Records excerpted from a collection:
——

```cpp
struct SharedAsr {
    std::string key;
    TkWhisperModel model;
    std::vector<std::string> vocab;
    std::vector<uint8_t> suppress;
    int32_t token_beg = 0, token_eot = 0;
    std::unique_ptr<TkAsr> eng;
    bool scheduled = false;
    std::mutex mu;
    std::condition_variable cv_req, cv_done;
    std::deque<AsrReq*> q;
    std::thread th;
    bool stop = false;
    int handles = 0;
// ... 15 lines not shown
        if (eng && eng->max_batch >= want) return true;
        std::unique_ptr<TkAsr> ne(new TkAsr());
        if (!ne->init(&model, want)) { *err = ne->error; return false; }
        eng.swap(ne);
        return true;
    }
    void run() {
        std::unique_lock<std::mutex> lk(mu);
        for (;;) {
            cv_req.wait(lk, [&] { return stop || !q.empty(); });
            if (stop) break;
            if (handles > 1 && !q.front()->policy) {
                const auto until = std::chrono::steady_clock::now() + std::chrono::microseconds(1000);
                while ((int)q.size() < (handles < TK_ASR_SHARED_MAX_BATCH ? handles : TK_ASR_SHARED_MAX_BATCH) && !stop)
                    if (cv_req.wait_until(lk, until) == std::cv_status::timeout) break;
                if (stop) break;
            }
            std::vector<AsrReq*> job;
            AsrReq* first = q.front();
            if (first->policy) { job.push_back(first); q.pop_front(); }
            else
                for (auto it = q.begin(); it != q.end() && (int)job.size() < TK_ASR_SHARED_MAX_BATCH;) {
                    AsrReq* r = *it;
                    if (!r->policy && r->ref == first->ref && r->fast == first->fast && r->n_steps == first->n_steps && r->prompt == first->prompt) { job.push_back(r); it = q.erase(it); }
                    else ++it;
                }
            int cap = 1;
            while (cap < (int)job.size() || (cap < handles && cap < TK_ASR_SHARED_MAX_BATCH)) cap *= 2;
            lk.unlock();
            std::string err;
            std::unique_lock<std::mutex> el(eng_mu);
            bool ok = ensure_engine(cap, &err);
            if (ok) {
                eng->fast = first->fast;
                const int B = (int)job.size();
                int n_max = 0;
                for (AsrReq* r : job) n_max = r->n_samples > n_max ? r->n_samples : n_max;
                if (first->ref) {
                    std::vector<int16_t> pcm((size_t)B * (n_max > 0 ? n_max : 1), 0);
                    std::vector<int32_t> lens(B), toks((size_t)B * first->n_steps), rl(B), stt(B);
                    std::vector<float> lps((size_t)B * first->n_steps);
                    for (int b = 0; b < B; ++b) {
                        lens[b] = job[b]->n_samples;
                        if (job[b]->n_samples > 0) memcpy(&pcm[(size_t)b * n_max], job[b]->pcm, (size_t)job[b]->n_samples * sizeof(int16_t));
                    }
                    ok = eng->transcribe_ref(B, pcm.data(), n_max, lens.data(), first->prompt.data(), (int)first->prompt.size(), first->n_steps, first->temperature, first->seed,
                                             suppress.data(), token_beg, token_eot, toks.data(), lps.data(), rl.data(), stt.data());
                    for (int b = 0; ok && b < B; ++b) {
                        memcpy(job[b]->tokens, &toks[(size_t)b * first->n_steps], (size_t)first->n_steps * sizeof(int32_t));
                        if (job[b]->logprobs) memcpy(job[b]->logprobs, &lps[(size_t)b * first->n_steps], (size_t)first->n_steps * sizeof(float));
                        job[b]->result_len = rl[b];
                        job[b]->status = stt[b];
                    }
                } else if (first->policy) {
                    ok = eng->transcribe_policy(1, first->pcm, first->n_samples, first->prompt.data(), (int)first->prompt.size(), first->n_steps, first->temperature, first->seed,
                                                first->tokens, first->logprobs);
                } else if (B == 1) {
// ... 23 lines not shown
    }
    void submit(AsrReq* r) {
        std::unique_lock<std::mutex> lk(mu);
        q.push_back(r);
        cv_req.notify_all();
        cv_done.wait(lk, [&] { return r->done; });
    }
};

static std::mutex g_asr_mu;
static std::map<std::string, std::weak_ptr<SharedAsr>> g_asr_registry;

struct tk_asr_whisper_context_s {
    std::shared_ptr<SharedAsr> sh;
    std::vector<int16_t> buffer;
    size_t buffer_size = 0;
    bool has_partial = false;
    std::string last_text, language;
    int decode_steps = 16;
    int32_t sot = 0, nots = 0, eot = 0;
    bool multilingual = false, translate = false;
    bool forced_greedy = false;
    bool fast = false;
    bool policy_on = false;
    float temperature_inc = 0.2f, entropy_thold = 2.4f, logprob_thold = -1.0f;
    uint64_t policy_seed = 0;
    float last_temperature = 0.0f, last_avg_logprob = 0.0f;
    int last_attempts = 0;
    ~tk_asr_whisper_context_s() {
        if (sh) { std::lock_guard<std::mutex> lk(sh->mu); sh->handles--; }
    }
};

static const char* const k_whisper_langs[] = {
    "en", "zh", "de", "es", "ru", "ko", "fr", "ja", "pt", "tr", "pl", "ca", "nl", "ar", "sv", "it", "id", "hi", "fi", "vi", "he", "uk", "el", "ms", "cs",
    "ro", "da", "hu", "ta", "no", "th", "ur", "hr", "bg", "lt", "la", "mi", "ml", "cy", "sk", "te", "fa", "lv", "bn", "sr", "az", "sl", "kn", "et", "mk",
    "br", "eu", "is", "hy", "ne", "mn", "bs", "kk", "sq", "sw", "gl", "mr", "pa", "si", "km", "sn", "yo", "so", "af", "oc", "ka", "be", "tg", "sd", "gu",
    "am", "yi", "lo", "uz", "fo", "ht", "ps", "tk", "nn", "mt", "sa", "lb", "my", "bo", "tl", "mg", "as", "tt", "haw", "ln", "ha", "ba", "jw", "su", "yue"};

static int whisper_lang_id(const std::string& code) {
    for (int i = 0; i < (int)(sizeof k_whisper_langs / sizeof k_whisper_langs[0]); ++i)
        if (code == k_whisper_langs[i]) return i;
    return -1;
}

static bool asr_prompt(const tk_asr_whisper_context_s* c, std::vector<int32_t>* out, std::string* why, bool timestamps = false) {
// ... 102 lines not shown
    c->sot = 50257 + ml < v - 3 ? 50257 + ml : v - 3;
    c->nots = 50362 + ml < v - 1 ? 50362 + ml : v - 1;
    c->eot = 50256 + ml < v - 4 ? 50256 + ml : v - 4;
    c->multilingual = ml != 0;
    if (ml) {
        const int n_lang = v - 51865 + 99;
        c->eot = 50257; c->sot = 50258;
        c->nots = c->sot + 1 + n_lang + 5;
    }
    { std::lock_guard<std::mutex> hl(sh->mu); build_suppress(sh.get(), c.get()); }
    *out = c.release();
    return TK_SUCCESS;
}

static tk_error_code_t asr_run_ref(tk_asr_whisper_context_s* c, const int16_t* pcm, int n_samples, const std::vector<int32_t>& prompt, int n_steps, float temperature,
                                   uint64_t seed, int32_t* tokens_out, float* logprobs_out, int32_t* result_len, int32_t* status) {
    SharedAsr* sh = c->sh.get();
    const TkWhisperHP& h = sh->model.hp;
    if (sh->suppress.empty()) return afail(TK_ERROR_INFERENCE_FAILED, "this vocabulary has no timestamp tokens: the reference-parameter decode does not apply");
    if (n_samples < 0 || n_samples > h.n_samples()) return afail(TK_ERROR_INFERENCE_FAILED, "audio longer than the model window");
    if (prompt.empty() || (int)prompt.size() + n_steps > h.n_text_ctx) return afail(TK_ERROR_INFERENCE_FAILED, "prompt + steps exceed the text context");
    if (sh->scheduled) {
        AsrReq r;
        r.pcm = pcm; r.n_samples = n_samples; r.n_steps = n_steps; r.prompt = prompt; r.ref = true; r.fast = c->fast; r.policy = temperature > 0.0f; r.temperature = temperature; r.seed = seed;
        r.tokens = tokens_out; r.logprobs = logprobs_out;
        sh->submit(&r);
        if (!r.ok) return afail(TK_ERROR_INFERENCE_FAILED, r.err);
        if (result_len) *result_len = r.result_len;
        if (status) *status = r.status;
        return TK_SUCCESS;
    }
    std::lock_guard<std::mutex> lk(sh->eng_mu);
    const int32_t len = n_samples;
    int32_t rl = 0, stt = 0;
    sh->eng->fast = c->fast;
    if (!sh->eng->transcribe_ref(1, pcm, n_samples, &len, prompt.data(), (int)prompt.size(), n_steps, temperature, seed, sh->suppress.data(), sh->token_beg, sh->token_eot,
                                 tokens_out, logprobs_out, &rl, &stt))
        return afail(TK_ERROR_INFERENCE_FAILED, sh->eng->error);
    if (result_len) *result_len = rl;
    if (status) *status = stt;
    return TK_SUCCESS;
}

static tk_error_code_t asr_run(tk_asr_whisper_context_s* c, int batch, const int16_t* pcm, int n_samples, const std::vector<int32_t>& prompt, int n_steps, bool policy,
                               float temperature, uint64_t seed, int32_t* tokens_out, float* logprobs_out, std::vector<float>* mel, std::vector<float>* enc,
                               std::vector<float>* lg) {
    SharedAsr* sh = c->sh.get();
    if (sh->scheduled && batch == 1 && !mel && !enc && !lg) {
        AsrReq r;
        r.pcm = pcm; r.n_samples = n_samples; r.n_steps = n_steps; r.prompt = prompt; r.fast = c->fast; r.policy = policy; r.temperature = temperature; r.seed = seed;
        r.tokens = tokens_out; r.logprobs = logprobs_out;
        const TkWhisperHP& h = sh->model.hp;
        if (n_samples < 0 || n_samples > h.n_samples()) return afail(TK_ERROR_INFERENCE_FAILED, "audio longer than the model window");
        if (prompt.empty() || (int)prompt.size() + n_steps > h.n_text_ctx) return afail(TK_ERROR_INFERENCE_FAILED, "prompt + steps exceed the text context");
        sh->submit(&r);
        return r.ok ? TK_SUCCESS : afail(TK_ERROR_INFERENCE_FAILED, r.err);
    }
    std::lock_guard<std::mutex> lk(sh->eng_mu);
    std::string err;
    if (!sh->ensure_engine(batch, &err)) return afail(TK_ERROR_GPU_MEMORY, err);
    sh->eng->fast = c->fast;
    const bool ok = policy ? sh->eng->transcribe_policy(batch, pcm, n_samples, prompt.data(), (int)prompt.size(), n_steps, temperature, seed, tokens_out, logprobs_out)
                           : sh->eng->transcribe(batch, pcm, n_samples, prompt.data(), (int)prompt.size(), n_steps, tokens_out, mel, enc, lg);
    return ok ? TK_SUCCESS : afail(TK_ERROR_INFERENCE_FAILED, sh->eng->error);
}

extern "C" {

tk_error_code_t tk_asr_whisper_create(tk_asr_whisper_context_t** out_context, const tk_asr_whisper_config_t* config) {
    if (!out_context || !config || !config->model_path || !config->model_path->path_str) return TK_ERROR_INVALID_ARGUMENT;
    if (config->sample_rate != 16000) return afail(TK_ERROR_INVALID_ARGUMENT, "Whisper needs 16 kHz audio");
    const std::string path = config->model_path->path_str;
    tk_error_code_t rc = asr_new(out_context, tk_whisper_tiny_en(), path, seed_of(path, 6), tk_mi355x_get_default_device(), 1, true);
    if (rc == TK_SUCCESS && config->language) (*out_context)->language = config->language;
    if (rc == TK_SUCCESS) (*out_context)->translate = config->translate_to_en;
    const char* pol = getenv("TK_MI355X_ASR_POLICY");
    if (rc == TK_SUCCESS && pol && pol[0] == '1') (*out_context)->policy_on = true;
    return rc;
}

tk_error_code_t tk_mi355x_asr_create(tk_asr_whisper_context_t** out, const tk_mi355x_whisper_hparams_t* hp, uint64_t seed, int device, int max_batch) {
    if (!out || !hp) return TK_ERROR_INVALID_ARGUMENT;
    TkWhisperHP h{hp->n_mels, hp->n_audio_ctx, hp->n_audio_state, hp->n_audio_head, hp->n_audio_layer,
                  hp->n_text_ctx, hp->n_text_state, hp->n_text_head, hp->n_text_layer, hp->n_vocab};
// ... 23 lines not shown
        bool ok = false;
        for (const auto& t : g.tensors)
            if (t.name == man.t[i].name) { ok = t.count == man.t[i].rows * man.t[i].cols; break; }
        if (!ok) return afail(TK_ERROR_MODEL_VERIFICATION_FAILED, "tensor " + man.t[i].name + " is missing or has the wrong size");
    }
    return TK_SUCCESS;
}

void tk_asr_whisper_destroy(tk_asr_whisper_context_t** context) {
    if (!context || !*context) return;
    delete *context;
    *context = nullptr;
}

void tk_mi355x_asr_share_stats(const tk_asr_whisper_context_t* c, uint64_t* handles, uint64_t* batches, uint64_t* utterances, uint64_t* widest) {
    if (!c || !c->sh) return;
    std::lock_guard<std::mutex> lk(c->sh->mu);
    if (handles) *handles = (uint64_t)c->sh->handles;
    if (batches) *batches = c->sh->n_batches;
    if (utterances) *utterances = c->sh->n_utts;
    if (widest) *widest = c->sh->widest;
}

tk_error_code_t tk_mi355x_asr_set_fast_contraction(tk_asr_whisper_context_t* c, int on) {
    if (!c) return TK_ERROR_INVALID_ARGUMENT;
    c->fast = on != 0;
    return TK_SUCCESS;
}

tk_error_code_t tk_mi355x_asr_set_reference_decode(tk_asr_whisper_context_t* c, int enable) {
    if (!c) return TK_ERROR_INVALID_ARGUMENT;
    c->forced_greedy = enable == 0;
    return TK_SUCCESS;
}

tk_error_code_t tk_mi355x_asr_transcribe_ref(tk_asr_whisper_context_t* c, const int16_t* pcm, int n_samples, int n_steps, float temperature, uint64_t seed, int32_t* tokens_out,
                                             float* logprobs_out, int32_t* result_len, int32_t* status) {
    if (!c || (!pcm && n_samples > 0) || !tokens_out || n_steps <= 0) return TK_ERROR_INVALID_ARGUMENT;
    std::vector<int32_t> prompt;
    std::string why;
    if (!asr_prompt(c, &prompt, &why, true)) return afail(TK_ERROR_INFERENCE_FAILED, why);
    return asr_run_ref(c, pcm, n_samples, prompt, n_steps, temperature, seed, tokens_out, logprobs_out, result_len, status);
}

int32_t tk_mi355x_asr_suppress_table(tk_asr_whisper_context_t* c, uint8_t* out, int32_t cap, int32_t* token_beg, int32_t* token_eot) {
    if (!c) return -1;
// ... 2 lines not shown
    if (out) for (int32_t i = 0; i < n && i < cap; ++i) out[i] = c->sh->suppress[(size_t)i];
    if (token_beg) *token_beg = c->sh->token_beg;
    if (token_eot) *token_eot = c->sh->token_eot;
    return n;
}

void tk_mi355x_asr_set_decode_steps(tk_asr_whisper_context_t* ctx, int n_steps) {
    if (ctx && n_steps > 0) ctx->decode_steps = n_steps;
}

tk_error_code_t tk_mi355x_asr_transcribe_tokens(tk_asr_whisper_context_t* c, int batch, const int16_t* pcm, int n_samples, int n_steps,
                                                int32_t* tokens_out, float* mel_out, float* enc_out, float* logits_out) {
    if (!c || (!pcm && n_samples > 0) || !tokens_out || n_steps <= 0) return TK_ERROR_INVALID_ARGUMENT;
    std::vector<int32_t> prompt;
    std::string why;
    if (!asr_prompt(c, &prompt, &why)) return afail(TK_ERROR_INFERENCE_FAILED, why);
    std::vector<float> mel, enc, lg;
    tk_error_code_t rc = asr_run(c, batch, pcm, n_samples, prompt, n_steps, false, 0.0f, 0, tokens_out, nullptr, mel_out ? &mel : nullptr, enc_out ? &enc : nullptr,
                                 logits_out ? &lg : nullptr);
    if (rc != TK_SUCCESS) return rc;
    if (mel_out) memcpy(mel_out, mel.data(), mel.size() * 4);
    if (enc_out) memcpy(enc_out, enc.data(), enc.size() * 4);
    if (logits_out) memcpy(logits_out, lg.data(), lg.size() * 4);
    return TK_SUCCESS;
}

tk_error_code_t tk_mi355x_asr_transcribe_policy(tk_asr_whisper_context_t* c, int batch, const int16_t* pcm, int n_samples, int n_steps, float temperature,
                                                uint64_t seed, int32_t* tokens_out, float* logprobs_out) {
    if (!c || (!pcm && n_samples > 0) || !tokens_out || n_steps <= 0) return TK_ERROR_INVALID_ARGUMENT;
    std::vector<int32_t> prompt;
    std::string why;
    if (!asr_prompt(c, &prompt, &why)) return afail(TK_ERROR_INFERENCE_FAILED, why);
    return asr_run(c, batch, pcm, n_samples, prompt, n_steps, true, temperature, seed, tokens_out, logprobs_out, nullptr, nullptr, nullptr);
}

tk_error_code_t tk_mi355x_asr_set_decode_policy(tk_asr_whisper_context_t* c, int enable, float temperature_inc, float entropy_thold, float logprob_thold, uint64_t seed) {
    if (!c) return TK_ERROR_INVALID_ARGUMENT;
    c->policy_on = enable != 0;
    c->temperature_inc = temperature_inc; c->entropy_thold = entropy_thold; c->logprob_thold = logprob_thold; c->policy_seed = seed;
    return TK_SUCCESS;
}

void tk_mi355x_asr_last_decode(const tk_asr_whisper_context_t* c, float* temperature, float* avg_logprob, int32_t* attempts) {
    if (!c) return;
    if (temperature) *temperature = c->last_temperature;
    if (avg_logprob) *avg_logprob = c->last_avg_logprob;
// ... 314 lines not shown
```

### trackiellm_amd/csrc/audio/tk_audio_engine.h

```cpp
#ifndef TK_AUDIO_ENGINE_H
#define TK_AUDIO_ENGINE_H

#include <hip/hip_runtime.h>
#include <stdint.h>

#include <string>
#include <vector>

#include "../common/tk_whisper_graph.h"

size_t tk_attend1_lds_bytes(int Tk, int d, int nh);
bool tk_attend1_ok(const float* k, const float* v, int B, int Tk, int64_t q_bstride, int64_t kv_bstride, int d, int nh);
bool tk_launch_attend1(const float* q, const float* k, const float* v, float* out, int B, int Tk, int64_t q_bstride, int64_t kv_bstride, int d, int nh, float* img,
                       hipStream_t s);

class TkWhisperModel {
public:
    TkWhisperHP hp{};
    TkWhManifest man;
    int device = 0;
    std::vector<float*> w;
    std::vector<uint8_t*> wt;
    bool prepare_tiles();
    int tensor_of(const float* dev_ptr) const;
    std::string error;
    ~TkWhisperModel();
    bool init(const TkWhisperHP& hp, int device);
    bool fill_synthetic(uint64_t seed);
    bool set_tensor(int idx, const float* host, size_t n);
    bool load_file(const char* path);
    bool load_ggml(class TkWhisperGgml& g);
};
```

——

■ EXERCISE
Check every line of the data above for the string "scheduled", and copy those that have it.

■ SOLUTION TO THE PROBLEM
    bool scheduled = false;
    if (sh->scheduled) {
    if (sh->scheduled && batch == 1 && !mel && !enc && !lg) {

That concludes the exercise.